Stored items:

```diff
     const int r0 = blockIdx.x * ROWS, nrows = min(ROWS, p.B - r0);
-    for (int idx = t; idx < ROWS * H3; idx += NTH) {
-        const int r = idx / H3, c = idx % H3;
-        float v = 0.f;
-        if (r < nrows) {
-            v = p.h3[(long)(r0 + r) * H3 + c] > 0.f ? p.dout[r0 + r] * p.w7[c] : 0.f;
-            p.dh3[(long)(r0 + r) * H3 + c] = v;
-        }
-        sD3[r * LD3 + c] = v;
+    constexpr int TRIPS = ROWS * H3 / NTH, RSTEP = NTH / H3;
+    const int col = t % H3, rbase = t / H3;
+    float h3v[TRIPS], doutv[TRIPS];
+#pragma unroll
+    for (int i = 0; i < TRIPS; ++i) {
+        const int rc = r0 + min(rbase + RSTEP * i, nrows - 1);
+        h3v[i] = p.h3[(long)rc * H3 + col]; doutv[i] = p.dout[rc];
+    }
+    const float w7c = p.w7[col];
+    float w5r[H3 / 4][1], w3r[H2 / 4][2];
+    load_kmajor<H3, 1>(w5r, p.w5, H2, wave * 16, lane);
+    load_kmajor<H2, 2>(w3r, p.w3, H1, wave * 32, lane);
+    float h2v[4], hv[2][4], muv[2], rsv[2];
+#pragma unroll
+    for (int r = 0; r < 4; ++r) {
+        const long rc = r0 + min(4 * kq + r, nrows - 1);
+        h2v[r] = p.h2[rc * H2 + wave * 16 + q];
+#pragma unroll
+        for (int u = 0; u < 2; ++u) hv[u][r] = p.h[rc * H1 + wave * 32 + 2 * q + u];
+    }
+#pragma unroll
+    for (int u = 0; u < 2; ++u) { muv[u] = p.bn_mean[wave * 32 + 2 * q + u]; rsv[u] = p.bn_rstd[wave * 32 + 2 * q + u]; }
+#pragma unroll
+    for (int i = 0; i < TRIPS; ++i) {
+        const int r = rbase + RSTEP * i;
+        const float v = r < nrows ? (h3v[i] > 0.f ? doutv[i] * w7c : 0.f) : 0.f;
+        if (r < nrows) p.dh3[(long)(r0 + r) * H3 + col] = v;
+        sD3[r * LD3 + col] = v;
     }
     __syncthreads();
     {
         f32x4 acc[1] = {{0.f, 0.f, 0.f, 0.f}};
-        mma_kmajor<H3, 1>(acc, sD3, LD3, p.w5, H2, wave * 16, lane);
+        mma_kmajor<H3, 1>(acc, sD3, LD3, w5r, lane);
         const int n = wave * 16 + q;
 #pragma unroll
         for (int r = 0; r < 4; ++r) {
             const int row = 4 * kq + r;
-            float v = 0.f;
-            if (row < nrows) {
-                v = p.h2[(long)(r0 + row) * H2 + n] > 0.f ? acc[0][r] : 0.f;
-                p.dh2[(long)(r0 + row) * H2 + n] = v;
-            }
+            const float v = row < nrows ? (h2v[r] > 0.f ? acc[0][r] : 0.f) : 0.f;
+            if (row < nrows) p.dh2[(long)(r0 + row) * H2 + n] = v;
             sD2[row * LD2 + n] = v;
         }
     }
     __syncthreads();
     {
         f32x4 acc[2] = {{0.f, 0.f, 0.f, 0.f}, {0.f, 0.f, 0.f, 0.f}};
-        mma_kmajor<H2, 2>(acc, sD2, LD2, p.w3, H1, wave * 32, lane);
+        mma_kmajor<H2, 2>(acc, sD2, LD2, w3r, lane);
 #pragma unroll
         for (int u = 0; u < 2; ++u) {
             const int n = wave * 32 + 2 * q + u;
-            const float mu = p.bn_mean[n], rs = p.bn_rstd[n];
+            const float mu = muv[u], rs = rsv[u];
             float pa = 0.f, pb = 0.f;
 #pragma unroll
             for (int r = 0; r < 4; ++r) {
@@ -336,7 +429,7 @@
                 if (row < nrows) {
                     const float g = acc[u][r];
                     p.dhb[(long)(r0 + row) * H1 + n] = g;
-                    pa += g * (p.h[(long)(r0 + row) * H1 + n] - mu) * rs;
+                    pa += g * (hv[u][r] - mu) * rs;
                     pb += g;
                 }
             }
@@ -359,33 +452,76 @@
     const int q = lane & 15, kq = lane >> 4;
     const int r0 = blockIdx.x * ROWS, nrows = min(ROWS, p.B - r0);
     const int nblocks = (p.B + ROWS - 1) / ROWS;
+    float w0r[H1 / 4][2];
+    load_kmajor<H1, 2>(w0r, p.w0, COMB, wave * 32, lane);
+    constexpr int TRIPS = ROWS * H1 / NTH, RSTEP = NTH / H1;
+    const int col = t % H1, rbase = t / H1;
+    float dv[TRIPS], xvv[TRIPS];
+#pragma unroll
+    for (int i = 0; i < TRIPS; ++i) {
+        const long rc = r0 + min(rbase + RSTEP * i, nrows - 1);
+        dv[i] = p.dhb[rc * H1 + col]; xvv[i] = p.h[rc * H1 + col];
+    }
+    const float g = p.gamma[col], mu = p.bn_mean[col], rs = p.bn_rstd[col];
     if (t < H1) {
+        const int total = nblocks * p.world, mine = p.rank * nblocks;
         float sa = 0.f, sb = 0.f, la = 0.f, lb = 0.f;
-        for (int b = 0; b < nblocks * p.world; ++b) {
-            const float va = p.partial[((long)b * 2 + 0) * H1 + t], vb = p.partial[((long)b * 2 + 1) * H1 + t];
-            sa += va; sb += vb;
-            if (b / nblocks == p.rank) { la += va; lb += vb; }
+        for (int cb = 0; cb < total; cb += MCH) {
+            float vav[MCH], vbv[MCH];
+#pragma unroll
+            for (int i = 0; i < MCH; ++i) {
+                const long b = min(cb + i, total - 1);
+                vav[i] = p.partial[(b * 2 + 0) * H1 + t]; vbv[i] = p.partial[(b * 2 + 1) * H1 + t];
+            }
+#pragma unroll
+            for (int i = 0; i < MCH; ++i) {
+                const int b = cb + i;
+                const bool live = b < total, local = live && b >= mine && b < mine + nblocks;
+                const float va = vav[i], vb = vbv[i];
+                sa = live ? sa + va : sa; sb = live ? sb + vb : sb;
+                la = local ? la + va : la; lb = local ? lb + vb : lb;
+            }
         }
         sSa[t] = sa; sSb[t] = sb;
         if (blockIdx.x == 0) { p.dgamma[t] = la; p.dbeta[t] = lb; }
     }
     __syncthreads();
-    for (int idx = t; idx < ROWS * H1; idx += NTH) {
-        const int r = idx / H1, c = idx % H1;
-        float v = 0.f;
-        if (r < nrows) {
-            const float d = p.dhb[(long)(r0 + r) * H1 + c], xv = p.h[(long)(r0 + r) * H1 + c];
-            const float g = p.gamma[c], mu = p.bn_mean[c], rs = p.bn_rstd[c];
-            const float nall = (float)p.B * (float)p.world;
-            v = p.training ? g * rs * (d - sSb[c] / nall - (xv - mu) * rs * (sSa[c] / nall)) : d * g * rs;
+    {
+        const float nall = (float)p.B * (float)p.world;
+        const float ssa = sSa[col], ssb = sSb[col];
+#pragma unroll
+        for (int i = 0; i < TRIPS; ++i) {
+            const int r = rbase + RSTEP * i;
+            const float d = dv[i], xv = xvv[i];
+            float v = p.training ? bn_bwd_train(d, xv, g, mu, rs, ssb / nall, ssa / nall) : d * g * rs;
             v = xv > 0.f ? v : 0.f;
-            p.dh[(long)(r0 + r) * H1 + c] = v;
-        }
-        sX[r * LD + c] = v;
-    }
+            v = r < nrows ? v : 0.f;
+            if (r < nrows) p.dh[(long)(r0 + r) * H1 + col] = v;
+            sX[r * LD + col] = v;
+        }
+    }
+    float at[2][NHEADS], cmb[2][COMB / 64], hidv[2][NHEADS][FHID / 64], fw2v[NHEADS][FHID / 64];
+#pragma unroll
+    for (int rr = 0; rr < 2; ++rr) {
+        const long rc = r0 + min(wave * 2 + rr, nrows - 1);
+#pragma unroll
+        for (int hh = 0; hh < NHEADS; ++hh) {
+            at[rr][hh] = p.attn[rc * NHEADS + hh];
+#pragma unroll
+            for (int k = 0; k < FHID / 64; ++k) hidv[rr][hh][k] = p.hid[((long)hh * p.B + rc) * FHID + lane + 64 * k];
+        }
+#pragma unroll
+        for (int k = 0; k < COMB / 64; ++k) cmb[rr][k] = p.comb[rc * COMB + lane + 64 * k];
+    }
+#pragma unroll
+    for (int hh = 0; hh < NHEADS; ++hh)
+#pragma unroll
+        for (int k = 0; k < FHID / 64; ++k) fw2v[hh][k] = p.fw2[hh][lane + 64 * k];
     __syncthreads();
     f32x4 df[2] = {{0.f, 0.f, 0.f, 0.f}, {0.f, 0.f, 0.f, 0.f}};
-    mma_kmajor<H1, 2>(df, sX, LD, p.w0, COMB, wave * 32, lane);
+    mma_kmajor<H1, 2>(df, sX, LD, w0r, lane);
+    float w1r[2][FHID / 4][2];
+    load_kmajor<FHID, 2>(w1r[0], p.fw1[0], COMB, wave * 32, lane);
     __syncthreads();
 #pragma unroll
     for (int u = 0; u < 2; ++u)
@@ -398,36 +534,42 @@
         const bool live = r < nrows;
         float a[NHEADS], asum = 0.f;
 #pragma unroll
-        for (int hh = 0; hh < NHEADS; ++hh) { a[hh] = live ? p.attn[(long)(r0 + r) * NHEADS + hh] : 0.f; asum += a[hh]; }
-        float tt = 0.f;
-#pragma unroll
-        for (int c = lane; c < COMB; c += 64) {
-            const float g = sX[r * LD + c];
-            tt += live ? g * p.comb[(long)(r0 + r) * COMB + c] : 0.f;
-            sX[r * LD + c] = g * asum;
-        }
+        for (int hh = 0; hh < NHEADS; ++hh) { a[hh] = live ? at[rr][hh] : 0.f; asum += a[hh]; }
+        float gx[COMB / 64];
+#pragma unroll
+        for (int k = 0; k < COMB / 64; ++k) {
+            gx[k] = sX[r * LD + lane + 64 * k];
+            sX[r * LD + lane + 64 * k] = gx[k] * asum;
+        }
+        float tt = fusion_dot(gx, cmb[rr], live);
 #pragma unroll
         for (int o = 32; o > 0; o >>= 1) tt += __shfl_xor(tt, o);
 #pragma unroll
         for (int hh = 0; hh < NHEADS; ++hh) {
-            const float dl = a[hh] * (tt - tt * asum);
+            const float dl = fusion_dlogit(a[hh], tt, asum);
             if (lane == 0 && live) p.dlogit[(long)hh * p.B + r0 + r] = dl;
 #pragma unroll
-            for (int c = lane; c < FHID; c += 64) {
-                float v = 0.f;
-                if (live) {
-                    const float y = p.hid[((long)hh * p.B + r0 + r) * FHID + c];
-                    v = dl * p.fw2[hh][c] * (1.f - y * y);
-                    p.dpre[((long)hh * p.B + r0 + r) * FHID + c] = v;
-                }
+            for (int k = 0; k < FHID / 64; ++k) {
+                const int c = lane + 64 * k;
+                const float v = live ? fusion_dpre(dl, fw2v[hh][k], hidv[rr][hh][k], k == 0) : 0.f;
+                if (live) p.dpre[((long)hh * p.B + r0 + r) * FHID + c] = v;
                 sP[(hh * ROWS + r) * LDP + c] = v;
             }
         }
     }
+    float cm[2][4];
+#pragma unroll
+    for (int r = 0; r < 4; ++r)
+#pragma unroll
+        for (int u = 0; u < 2; ++u) cm[u][r] = p.comb[(long)(r0 + min(4 * kq + r, nrows - 1)) * COMB + wave * 32 + 2 * q + u];
     __syncthreads();
     f32x4 acc[2] = {{0.f, 0.f, 0.f, 0.f}, {0.f, 0.f, 0.f, 0.f}};
 #pragma unroll
-    for (int hh = 0; hh < NHEADS; ++hh) mma_kmajor<FHID, 2>(acc, sP + hh * ROWS * LDP, LDP, p.fw1[hh], COMB, wave * 32, lane);
+    for (int hh = 0; hh < NHEADS; ++hh) {
+        if (hh + 1 < NHEADS) load_kmajor<FHID, 2>(w1r[(hh + 1) & 1], p.fw1[hh + 1], COMB, wave * 32, lane);
+        __builtin_amdgcn_sched_barrier(0);
+        mma_kmajor<FHID, 2>(acc, sP + hh * ROWS * LDP, LDP, w1r[hh & 1], lane);
+    }
 #pragma unroll
     for (int u = 0; u < 2; ++u) {
         const int n = wave * 32 + 2 * q + u;
@@ -436,7 +578,7 @@
             const int row = 4 * kq + r;
             if (row < nrows) {
                 const float v = acc[u][r] + sX[row * LD + n];
-                p.dcomb[(long)(r0 + row) * COMB + n] = p.comb[(long)(r0 + row) * COMB + n] > 0.f ? v : 0.f;
+                p.dcomb[(long)(r0 + row) * COMB + n] = cm[u][r] > 0.f ? v : 0.f;
             }
         }
     }
```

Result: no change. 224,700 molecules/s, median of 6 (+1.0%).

**What you have to do**
Copy out every line above where "bool" is present.

**Response below**
+                const bool live = b < total, local = live && b >= mine && b < mine + nblocks;
         const bool live = r < nrows;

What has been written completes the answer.